# Q: about EQUAFLEECE



## Jeanie (Jan 23, 2012)

Did I read right somewhere or was I dreaming it? That people put Equafleece jumpers on their dogs in the winter after their baths to keep them warm and to help dry them?? 


Jeanie 😉
http://pdgm.pitapata.com/xfpV.png?Q1pT6eHd


----------



## lola24 (Aug 14, 2011)

Yep! Lola has a suit and a jumper- she uses them for snowy walks to keep warm and snowball- free, PJ's when its chilly, after a wet walk to keep warm and get dry and after a bath for the same reasons. Actually, she has been pretty much living in her suit the last couple of weeks as it is so cold and we are doing some building work at home so heating is limited!! She lurves her equafleece's


----------



## ajk (Nov 8, 2011)

We have just bought the dog suit for Alfie as well as getting our prize!

Sent from my Lumia 900 using Board Express


----------



## Tressa (Aug 31, 2010)

Yes, Jeanie - they have loads of uses


----------



## Jeanie (Jan 23, 2012)

Brilliant. Thanks guys. 
Want to give her a bath tomorrow but usually I leave her dry naturally with a walk. 
But temp dropped this morning to 0degrees. So want to make sure she keeps warm. 

Thanks again x 


Jeanie x


----------



## Kess (Feb 22, 2012)

I use equafleeces for my cocker and cavalier. They're fab.


----------



## sugerlump (Oct 6, 2012)

is there any one place on line where every one gets the aquafleece, so i can go there and see just what they look like and prices,,,,,,,,,,lumpy


----------



## Tressa (Aug 31, 2010)

www.equafleece.co.uk/
Here is the web address with all the different designs etc. Hope it helps to give an idea. They don't look anything very wonderful at all when you see them, but they really do their job very well - it surprised me how dry it keeps Teddy, even if really wet environments.


----------



## Von (Nov 1, 2012)

Meadow and Jenna both have equafleeces, they are great for keeping them dry when it's raining, and drying them off when they have got wet. We use them a lot when we are away in our camper as the dogs spend a quite a bit of time lounging around outside the van , the fleeces stop them from getting cold from the ground, particularly grass.

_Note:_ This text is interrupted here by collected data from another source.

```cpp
namespace nmi {

#if defined(NMI_GRID_KERNEL_GATED)
#define NMI_GRID_KERNEL_NAME nmi_grid_kernel_gated
#elif defined(NMI_GRID_KERNEL_STAMPED)
#define NMI_GRID_KERNEL_NAME nmi_grid_kernel_stamped
#elif defined(NMI_GRID_KERNEL_ROWS)
#define NMI_GRID_KERNEL_NAME nmi_grid_kernel_rows
#else
#define NMI_GRID_KERNEL_NAME nmi_grid_kernel
#endif
#ifdef NMI_GRID_KERNEL_STAMPED
#define NMI_GRID_STAMP(k)                                                                                         \
    do {                                                                                                          \
        if (a.dbg_stamps && tid == ((k) == 7 ? 64 : 0) && stamp_on) a.dbg_stamps[blockIdx.x * 8 + (k)] = wall_clock64(); \
    } while (0)
#else
#define NMI_GRID_STAMP(k) \
    do {                  \
    } while (0)
// ... 64 lines not shown
    const int slot = slot_in_round(blockIdx.x, gridDim.x);
    int ordinal = slot;
    for (; ordinal < total; ordinal += gridDim.x, par ^= 1) {
        const int p = candidate_at(a, ordinal);
        const int w = p / a.S_local;
        const int s = p - w * a.S_local;
        const uint8_t *render = a.render_stack + (size_t)s * a.npix;
        const uint8_t *warped = a.warp_stack + (size_t)w * a.npix;
#ifdef NMI_GRID_KERNEL_STAMPED
        stamp_on = ordinal == stamp_ordinal;
#endif
        NMI_GRID_STAMP(7);

        if (a.phase_mask & 1) {
            if (a.phase_mask & 8) {
                if (wave < kWaves / 2) histogram_phase<kCountAll, SHIFTED, kFirst, kBlock / 2, true, kRows>(lds, par, a, render, warped, tid, 0, NMI_ALL_CHUNKS);
            } else
                histogram_phase<kCountAll, SHIFTED, kFirst, kBlock, true, kRows, kSlabs>(lds, par, a, render, warped, tid, 0, NMI_ALL_CHUNKS, ordinal != slot);
        }
        if (table_pending) {
#pragma unroll
            for (int k = 0; k < kLdsTable / kBlock; ++k) lds.table[tid + k * kBlock] = tab[k];
            table_pending = false;
        }
        NMI_GRID_STAMP(2);
#ifdef NMI_GRID_KERNEL_STAMPED
        if (a.dbg_stamps && lane == 0 && stamp_on) a.dbg_stamps[gridDim.x * 8 + blockIdx.x * 16 + wave] = wall_clock64();
#endif
        __syncthreads();
        NMI_GRID_STAMP(3);
        const bool kept = keep_ok && w == kept_w && !(s == 0 && a.plan);
        if (a.phase_mask & 2) {
            if (kKeepWarp && kept) decode_phase<false, true>(lds, par, a, wave, lane);
            else decode_phase<kZero0>(lds, par, a, wave, lane);
        }
        kept_w = w;
        __syncthreads();
        NMI_GRID_STAMP(4);
        if (kOptimistic && (a.phase_mask & 3) == 3 && lds.total[par] != (uint32_t)a.npix) {
            exact_from = ordinal;
            break;
        }
        if (wave == 0) {
            if (a.phase_mask & 2) final_phase(lds, a, lane, p, w, s, prev_key, kept, kKeepWarp ? &frame_sum : nullptr);
            if (!kept)
                for (int t = lane; t < kBins; t += 64) lds.hist_warped[t] = 0;
            if (lane == 0) {
                lds.ovf_n[par] = 0;
                lds.total[par ^ 1] = 0;
            }
            if (lane < kSide) {
                int l = lane;
                asm volatile("" : "+v"(l));
                lds.side_key[par][l] = lds.side_cnt[par][l] = 0;
            }
        }
        NMI_GRID_STAMP(5);
    }

    if (kOptimistic && exact_from >= 0) {
        __syncthreads();
        if (tid < kBins) lds.hist_warped[tid] = 0;
        if (tid < 2) lds.total[tid] = lds.ovf_n[tid] = 0;
        if (tid < 2 * kSide) (&lds.side_key[0][0])[tid] = (&lds.side_cnt[0][0])[tid] = 0;
        __syncthreads();
        for (int o = exact_from; o < total; o += gridDim.x) exact_candidate<SHIFTED, !kZero0, kRows>(lds, a, tid, candidate_at(a, o), prev_key);
    }

    if (wave == 0 && !(a.phase_mask & 16)) {
        finish_search(a, lane, prev_key, gridDim.x);
    }
#ifdef NMI_GRID_KERNEL_STAMPED
    stamp_on = true;
#endif
    NMI_GRID_STAMP(6);
}

// ... 337 lines not shown
```

orbslam2_nmi_amd/csrc/nmi_device.h:

```cpp
#pragma once
#include <hip/hip_runtime.h>
#include <stdint.h>

#include "nmi_kernels.h"

namespace nmi {
namespace {

template <int N>
__device__ __forceinline__ float row_shl(float x)
{
    return __builtin_bit_cast(float, __builtin_amdgcn_update_dpp(0, __builtin_bit_cast(int, x), 0x100 + N, 0xF, 0xF, true));
}
template <int N>
__device__ __forceinline__ uint32_t row_shl(uint32_t x)
{
    return (uint32_t)__builtin_amdgcn_update_dpp(0, (int)x, 0x100 + N, 0xF, 0xF, true);
}
__device__ __forceinline__ float row_tree_16(float x)
{
    x = x + row_shl<8>(x);
    x = x + row_shl<4>(x);
    x = x + row_shl<2>(x);
    x = x + row_shl<1>(x);
    return x;
}
__device__ __forceinline__ uint32_t row_sum_16(uint32_t x)
{
    x += row_shl<8>(x);
    x += row_shl<4>(x);
    x += row_shl<2>(x);
    x += row_shl<1>(x);
    return x;
}
__device__ __forceinline__ float lane_tree_16(const float (&lo)[8], const float (&hi)[8])
{
    float s[8];
#pragma unroll
    for (int k = 0; k < 8; ++k) s[k] = lo[k] + hi[k];
#pragma unroll
    for (int k = 0; k < 4; ++k) s[k] = s[k] + s[k + 4];
    s[0] = s[0] + s[2];
    s[1] = s[1] + s[3];
    return s[0] + s[1];
}

__device__ __forceinline__ bool flat_hint(const uint4 &rv, const uint4 &wv)
{
    unsigned long long m;
    asm volatile("v_cmp_eq_u32 vcc, %1, %2\n\tv_cmp_eq_u32 %0, %3, %4\n\ts_and_b64 %0, %0, vcc"
                 : "=s"(m)
                 : "v"(rv.x), "v"(rv.w), "v"(wv.x), "v"(wv.w)
                 : "vcc");
    return m == __builtin_amdgcn_read_exec();
}

__device__ __forceinline__ void commit_score(const GridArgs &a, int p, int w, int s, float a1, float a2, float a3,
                                             unsigned long long &prev_key)
{
    float score;
    if (a1 == 0.0f && a2 == 0.0f && a3 == 0.0f)
        score = 0.0f;
    else if (a.mode == NMI_MODE_ENMI_)
        score = ((-a1) + (-a2)) / (-a3);
    else if (a.mode == NMI_MODE_SUC_)
        score = 2.0f * (1.0f - ((-a3) / ((-a1) + (-a2))));
    else
        score = -1.0f;
    if (a.ratings) a.ratings[p] = score;
    if (a.dbg_sums) {
        a.dbg_sums[0] = a1;
        a.dbg_sums[1] = a2;
        a.dbg_sums[2] = a3;
    }
    if (a.score_post)
        __hip_atomic_store(a.score_post, (unsigned long long)__float_as_uint(score) | ((unsigned long long)a.seq << 32),
                           __ATOMIC_RELAXED, __HIP_MEMORY_SCOPE_SYSTEM);
    if (score >= 0.0f) {
        const uint32_t bits = score == 0.0f ? 0u : __float_as_uint(score);
        const uint32_t gidx = (uint32_t)(a.w_offset + w) * (uint32_t)a.S_total + (uint32_t)(a.s_offset + s);
        const unsigned long long key = ((unsigned long long)bits << 32) | (unsigned long long)(0xFFFFFFFFu - gidx);
        prev_key = __hip_atomic_fetch_max(a.key, key, __ATOMIC_RELAXED, __HIP_MEMORY_SCOPE_AGENT);
    }
}

__device__ __forceinline__ bool publish_winner(const GridArgs &a, unsigned long long prev_key)
{
    const unsigned int one = prev_key == ~0ull ? 2u : 1u;
// ... 17 lines not shown
```

orbslam2_nmi_amd/csrc/nmi_pix_device.h:

```cpp
#pragma once
#include <hip/hip_runtime.h>
#include <stdint.h>

#include <type_traits>

#include "nmi_grid_device.h"
#include "nmi_mask_device.h"

namespace nmi {

namespace {

typedef uint32_t u32x4 __attribute__((ext_vector_type(4)));
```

Here is Meadow in her fleece when she was 10 weeks, we were staying on the Isle of Wight, the fleeces were great on the beach when it was windy and chilly. Not a brilliant photo as M looks as tho she has 2 tails! One is the chew stick she 'borrowed' from Jenna.


----------



## loopyloo (Aug 18, 2012)

Doesn't Meadow look gorgeous in her fleece


----------



## Jeanie (Jan 23, 2012)

Little cutie, 

Well I showered Tilly the other day and put on the fleece straight away. Couldn't believe how fast she dried but on the downside she got loads of matts. So never again. 
It took me 2.15 hours to remove the matts over 2 days. 
She was allergic the poor thing, 


Jeanie x


----------



## caradunne (Nov 29, 2010)

I don't think the Equafleece caused the matts, if I brush Izzy prior to bathing she dries fantastically wearing the Equafleece, the only downside is that the fur is quite flat, not fluffy and seems to matt less.


----------



## Jeanie (Jan 23, 2012)

Ya I had de matted her before the and thought she'd be nice and easy to brush when dry. Boy was I mistaken. Matt's ahoy is right. 


Jeanie 😉
http://pdgm.pitapata.com/xfpV.png?Q1pT6eHd


----------



## colpa110 (Jul 5, 2011)

Equafleeces cause matts on Betty even when dry...it's the friction between the material and their fur when running etc...I do not keep them on any longer than necessary,


----------



## Skyesdog (Jun 7, 2012)

I've been thinking about getting one for Lola. Her coat (touch wood) so far hasn't matted at all and is shaggy rather than curly. Is the matting problem only an issue for dogs that are prone to matting anyway? N x


----------



## colpa110 (Jul 5, 2011)

Skyesdog said:


> I've been thinking about getting one for Lola. Her coat (touch wood) so far hasn't matted at all and is shaggy rather than curly. Is the matting problem only an issue for dogs that are prone to matting anyway? N x


I would say it is more likely. Ted has a much looser/wavy coat and although he is only 7 Months I can already tell his adult coat won't be as challenging as Betty's as her's was a nightmare by then already - she has VERY thick woolly fur.


----------



## Skyesdog (Jun 7, 2012)

Thank you x


----------